(Collected data)
- - - -
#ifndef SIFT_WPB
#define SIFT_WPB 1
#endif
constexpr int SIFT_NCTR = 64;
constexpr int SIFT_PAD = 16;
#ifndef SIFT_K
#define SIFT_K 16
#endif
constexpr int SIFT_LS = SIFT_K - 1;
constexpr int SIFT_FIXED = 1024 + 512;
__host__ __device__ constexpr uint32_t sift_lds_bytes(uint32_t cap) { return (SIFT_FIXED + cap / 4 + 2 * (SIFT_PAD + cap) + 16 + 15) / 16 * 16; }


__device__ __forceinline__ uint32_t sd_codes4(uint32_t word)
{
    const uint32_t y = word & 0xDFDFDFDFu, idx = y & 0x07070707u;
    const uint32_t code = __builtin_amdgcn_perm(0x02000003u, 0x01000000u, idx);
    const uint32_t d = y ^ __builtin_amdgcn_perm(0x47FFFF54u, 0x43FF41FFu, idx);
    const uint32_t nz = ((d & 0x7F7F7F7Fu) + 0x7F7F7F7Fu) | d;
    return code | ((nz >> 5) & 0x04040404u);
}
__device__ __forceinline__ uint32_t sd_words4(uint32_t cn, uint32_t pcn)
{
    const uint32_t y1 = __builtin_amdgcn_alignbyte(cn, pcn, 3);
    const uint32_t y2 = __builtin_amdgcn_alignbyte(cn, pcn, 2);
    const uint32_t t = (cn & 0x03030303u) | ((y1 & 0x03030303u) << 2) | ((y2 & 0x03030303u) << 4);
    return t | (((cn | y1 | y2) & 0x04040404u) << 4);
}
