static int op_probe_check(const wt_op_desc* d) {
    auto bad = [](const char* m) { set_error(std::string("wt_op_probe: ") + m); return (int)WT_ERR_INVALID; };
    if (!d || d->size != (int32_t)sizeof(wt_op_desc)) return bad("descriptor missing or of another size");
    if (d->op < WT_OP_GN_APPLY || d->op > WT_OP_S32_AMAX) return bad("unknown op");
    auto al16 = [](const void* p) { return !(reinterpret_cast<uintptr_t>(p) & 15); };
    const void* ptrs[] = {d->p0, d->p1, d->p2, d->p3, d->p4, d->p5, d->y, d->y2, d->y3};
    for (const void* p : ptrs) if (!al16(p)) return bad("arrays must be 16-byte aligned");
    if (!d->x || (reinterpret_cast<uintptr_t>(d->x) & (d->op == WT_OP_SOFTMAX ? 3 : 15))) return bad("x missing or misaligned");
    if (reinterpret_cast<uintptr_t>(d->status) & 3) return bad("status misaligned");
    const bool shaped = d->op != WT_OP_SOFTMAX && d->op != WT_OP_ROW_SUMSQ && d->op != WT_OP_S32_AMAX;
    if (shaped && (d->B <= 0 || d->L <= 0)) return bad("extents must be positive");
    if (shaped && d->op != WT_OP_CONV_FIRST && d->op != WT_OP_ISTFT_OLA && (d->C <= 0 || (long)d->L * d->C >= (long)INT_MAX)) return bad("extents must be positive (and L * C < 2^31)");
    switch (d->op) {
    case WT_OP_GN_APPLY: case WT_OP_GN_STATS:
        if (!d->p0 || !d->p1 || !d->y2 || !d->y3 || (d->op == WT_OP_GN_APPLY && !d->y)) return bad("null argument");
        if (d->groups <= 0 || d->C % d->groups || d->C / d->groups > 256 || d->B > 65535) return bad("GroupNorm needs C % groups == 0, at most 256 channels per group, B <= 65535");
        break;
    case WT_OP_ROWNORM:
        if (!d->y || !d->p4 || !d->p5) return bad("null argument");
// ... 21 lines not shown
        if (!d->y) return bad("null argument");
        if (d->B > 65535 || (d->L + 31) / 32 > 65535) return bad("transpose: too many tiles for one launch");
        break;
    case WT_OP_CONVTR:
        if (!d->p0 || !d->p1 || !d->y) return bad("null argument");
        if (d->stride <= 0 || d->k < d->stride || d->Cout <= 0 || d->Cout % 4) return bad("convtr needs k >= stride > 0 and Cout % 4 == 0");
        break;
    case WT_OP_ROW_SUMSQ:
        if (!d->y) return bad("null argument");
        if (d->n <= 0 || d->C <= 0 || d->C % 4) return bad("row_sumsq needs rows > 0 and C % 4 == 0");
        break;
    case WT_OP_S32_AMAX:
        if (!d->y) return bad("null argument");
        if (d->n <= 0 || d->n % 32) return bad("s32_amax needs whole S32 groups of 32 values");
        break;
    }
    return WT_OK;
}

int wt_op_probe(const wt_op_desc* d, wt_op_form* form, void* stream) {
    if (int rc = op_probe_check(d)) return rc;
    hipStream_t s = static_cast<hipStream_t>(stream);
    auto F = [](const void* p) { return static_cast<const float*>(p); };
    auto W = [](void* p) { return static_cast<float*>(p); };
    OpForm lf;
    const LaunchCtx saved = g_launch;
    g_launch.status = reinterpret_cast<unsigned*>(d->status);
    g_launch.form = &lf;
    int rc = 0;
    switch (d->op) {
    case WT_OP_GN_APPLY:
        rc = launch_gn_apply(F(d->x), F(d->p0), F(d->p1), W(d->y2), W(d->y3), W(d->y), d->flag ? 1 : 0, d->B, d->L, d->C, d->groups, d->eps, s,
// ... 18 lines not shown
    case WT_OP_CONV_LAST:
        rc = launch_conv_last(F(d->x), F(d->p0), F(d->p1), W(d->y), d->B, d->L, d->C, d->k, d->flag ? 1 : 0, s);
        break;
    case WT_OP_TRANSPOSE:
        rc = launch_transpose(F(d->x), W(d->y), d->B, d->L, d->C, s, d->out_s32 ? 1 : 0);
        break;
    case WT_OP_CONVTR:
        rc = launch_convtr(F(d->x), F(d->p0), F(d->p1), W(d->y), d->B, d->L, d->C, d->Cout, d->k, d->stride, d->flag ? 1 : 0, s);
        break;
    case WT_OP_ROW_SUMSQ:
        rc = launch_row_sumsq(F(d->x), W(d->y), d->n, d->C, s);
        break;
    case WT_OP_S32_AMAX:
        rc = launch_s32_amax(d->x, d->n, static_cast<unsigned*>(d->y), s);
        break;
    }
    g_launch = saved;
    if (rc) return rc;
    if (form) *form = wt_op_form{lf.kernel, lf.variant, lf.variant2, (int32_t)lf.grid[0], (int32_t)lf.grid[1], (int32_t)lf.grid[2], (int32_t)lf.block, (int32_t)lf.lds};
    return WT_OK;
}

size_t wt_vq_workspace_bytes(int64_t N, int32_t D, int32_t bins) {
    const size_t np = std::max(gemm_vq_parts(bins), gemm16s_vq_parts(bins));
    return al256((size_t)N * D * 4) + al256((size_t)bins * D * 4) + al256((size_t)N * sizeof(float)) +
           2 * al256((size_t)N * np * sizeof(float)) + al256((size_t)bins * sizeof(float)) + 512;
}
- - - -
Instructions for the task
Provide a verbatim copy of all the entries.

Output for this task
#ifndef SIFT_WPB
#define SIFT_WPB 1
#endif
constexpr int SIFT_NCTR = 64;
constexpr int SIFT_PAD = 16;
#ifndef SIFT_K
#define SIFT_K 16
#endif
constexpr int SIFT_LS = SIFT_K - 1;
constexpr int SIFT_FIXED = 1024 + 512;
__host__ __device__ constexpr uint32_t sift_lds_bytes(uint32_t cap) { return (SIFT_FIXED + cap / 4 + 2 * (SIFT_PAD + cap) + 16 + 15) / 16 * 16; }


__device__ __forceinline__ uint32_t sd_codes4(uint32_t word)
{
    const uint32_t y = word & 0xDFDFDFDFu, idx = y & 0x07070707u;
    const uint32_t code = __builtin_amdgcn_perm(0x02000003u, 0x01000000u, idx);
    const uint32_t d = y ^ __builtin_amdgcn_perm(0x47FFFF54u, 0x43FF41FFu, idx);
    const uint32_t nz = ((d & 0x7F7F7F7Fu) + 0x7F7F7F7Fu) | d;
    return code | ((nz >> 5) & 0x04040404u);
}
__device__ __forceinline__ uint32_t sd_words4(uint32_t cn, uint32_t pcn)
{
    const uint32_t y1 = __builtin_amdgcn_alignbyte(cn, pcn, 3);
    const uint32_t y2 = __builtin_amdgcn_alignbyte(cn, pcn, 2);
    const uint32_t t = (cn & 0x03030303u) | ((y1 & 0x03030303u) << 2) | ((y2 & 0x03030303u) << 4);
    return t | (((cn | y1 | y2) & 0x04040404u) << 4);
}
static int op_probe_check(const wt_op_desc* d) {
    auto bad = [](const char* m) { set_error(std::string("wt_op_probe: ") + m); return (int)WT_ERR_INVALID; };
    if (!d || d->size != (int32_t)sizeof(wt_op_desc)) return bad("descriptor missing or of another size");
    if (d->op < WT_OP_GN_APPLY || d->op > WT_OP_S32_AMAX) return bad("unknown op");
    auto al16 = [](const void* p) { return !(reinterpret_cast<uintptr_t>(p) & 15); };
    const void* ptrs[] = {d->p0, d->p1, d->p2, d->p3, d->p4, d->p5, d->y, d->y2, d->y3};
    for (const void* p : ptrs) if (!al16(p)) return bad("arrays must be 16-byte aligned");
    if (!d->x || (reinterpret_cast<uintptr_t>(d->x) & (d->op == WT_OP_SOFTMAX ? 3 : 15))) return bad("x missing or misaligned");
    if (reinterpret_cast<uintptr_t>(d->status) & 3) return bad("status misaligned");
    const bool shaped = d->op != WT_OP_SOFTMAX && d->op != WT_OP_ROW_SUMSQ && d->op != WT_OP_S32_AMAX;
    if (shaped && (d->B <= 0 || d->L <= 0)) return bad("extents must be positive");
    if (shaped && d->op != WT_OP_CONV_FIRST && d->op != WT_OP_ISTFT_OLA && (d->C <= 0 || (long)d->L * d->C >= (long)INT_MAX)) return bad("extents must be positive (and L * C < 2^31)");
    switch (d->op) {
    case WT_OP_GN_APPLY: case WT_OP_GN_STATS:
        if (!d->p0 || !d->p1 || !d->y2 || !d->y3 || (d->op == WT_OP_GN_APPLY && !d->y)) return bad("null argument");
        if (d->groups <= 0 || d->C % d->groups || d->C / d->groups > 256 || d->B > 65535) return bad("GroupNorm needs C % groups == 0, at most 256 channels per group, B <= 65535");
        break;
    case WT_OP_ROWNORM:
        if (!d->y || !d->p4 || !d->p5) return bad("null argument");
// ... 21 lines not shown
        if (!d->y) return bad("null argument");
        if (d->B > 65535 || (d->L + 31) / 32 > 65535) return bad("transpose: too many tiles for one launch");
        break;
    case WT_OP_CONVTR:
        if (!d->p0 || !d->p1 || !d->y) return bad("null argument");
        if (d->stride <= 0 || d->k < d->stride || d->Cout <= 0 || d->Cout % 4) return bad("convtr needs k >= stride > 0 and Cout % 4 == 0");
        break;
    case WT_OP_ROW_SUMSQ:
        if (!d->y) return bad("null argument");
        if (d->n <= 0 || d->C <= 0 || d->C % 4) return bad("row_sumsq needs rows > 0 and C % 4 == 0");
        break;
    case WT_OP_S32_AMAX:
        if (!d->y) return bad("null argument");
        if (d->n <= 0 || d->n % 32) return bad("s32_amax needs whole S32 groups of 32 values");
        break;
    }
    return WT_OK;
}

int wt_op_probe(const wt_op_desc* d, wt_op_form* form, void* stream) {
    if (int rc = op_probe_check(d)) return rc;
    hipStream_t s = static_cast<hipStream_t>(stream);
    auto F = [](const void* p) { return static_cast<const float*>(p); };
    auto W = [](void* p) { return static_cast<float*>(p); };
    OpForm lf;
    const LaunchCtx saved = g_launch;
    g_launch.status = reinterpret_cast<unsigned*>(d->status);
    g_launch.form = &lf;
    int rc = 0;
    switch (d->op) {
    case WT_OP_GN_APPLY:
        rc = launch_gn_apply(F(d->x), F(d->p0), F(d->p1), W(d->y2), W(d->y3), W(d->y), d->flag ? 1 : 0, d->B, d->L, d->C, d->groups, d->eps, s,
// ... 18 lines not shown
    case WT_OP_CONV_LAST:
        rc = launch_conv_last(F(d->x), F(d->p0), F(d->p1), W(d->y), d->B, d->L, d->C, d->k, d->flag ? 1 : 0, s);
        break;
    case WT_OP_TRANSPOSE:
        rc = launch_transpose(F(d->x), W(d->y), d->B, d->L, d->C, s, d->out_s32 ? 1 : 0);
        break;
    case WT_OP_CONVTR:
        rc = launch_convtr(F(d->x), F(d->p0), F(d->p1), W(d->y), d->B, d->L, d->C, d->Cout, d->k, d->stride, d->flag ? 1 : 0, s);
        break;
    case WT_OP_ROW_SUMSQ:
        rc = launch_row_sumsq(F(d->x), W(d->y), d->n, d->C, s);
        break;
    case WT_OP_S32_AMAX:
        rc = launch_s32_amax(d->x, d->n, static_cast<unsigned*>(d->y), s);
        break;
    }
    g_launch = saved;
    if (rc) return rc;
    if (form) *form = wt_op_form{lf.kernel, lf.variant, lf.variant2, (int32_t)lf.grid[0], (int32_t)lf.grid[1], (int32_t)lf.grid[2], (int32_t)lf.block, (int32_t)lf.lds};
    return WT_OK;
}

size_t wt_vq_workspace_bytes(int64_t N, int32_t D, int32_t bins) {
    const size_t np = std::max(gemm_vq_parts(bins), gemm16s_vq_parts(bins));
    return al256((size_t)N * D * 4) + al256((size_t)bins * D * 4) + al256((size_t)N * sizeof(float)) +
           2 * al256((size_t)N * np * sizeof(float)) + al256((size_t)bins * sizeof(float)) + 512;
}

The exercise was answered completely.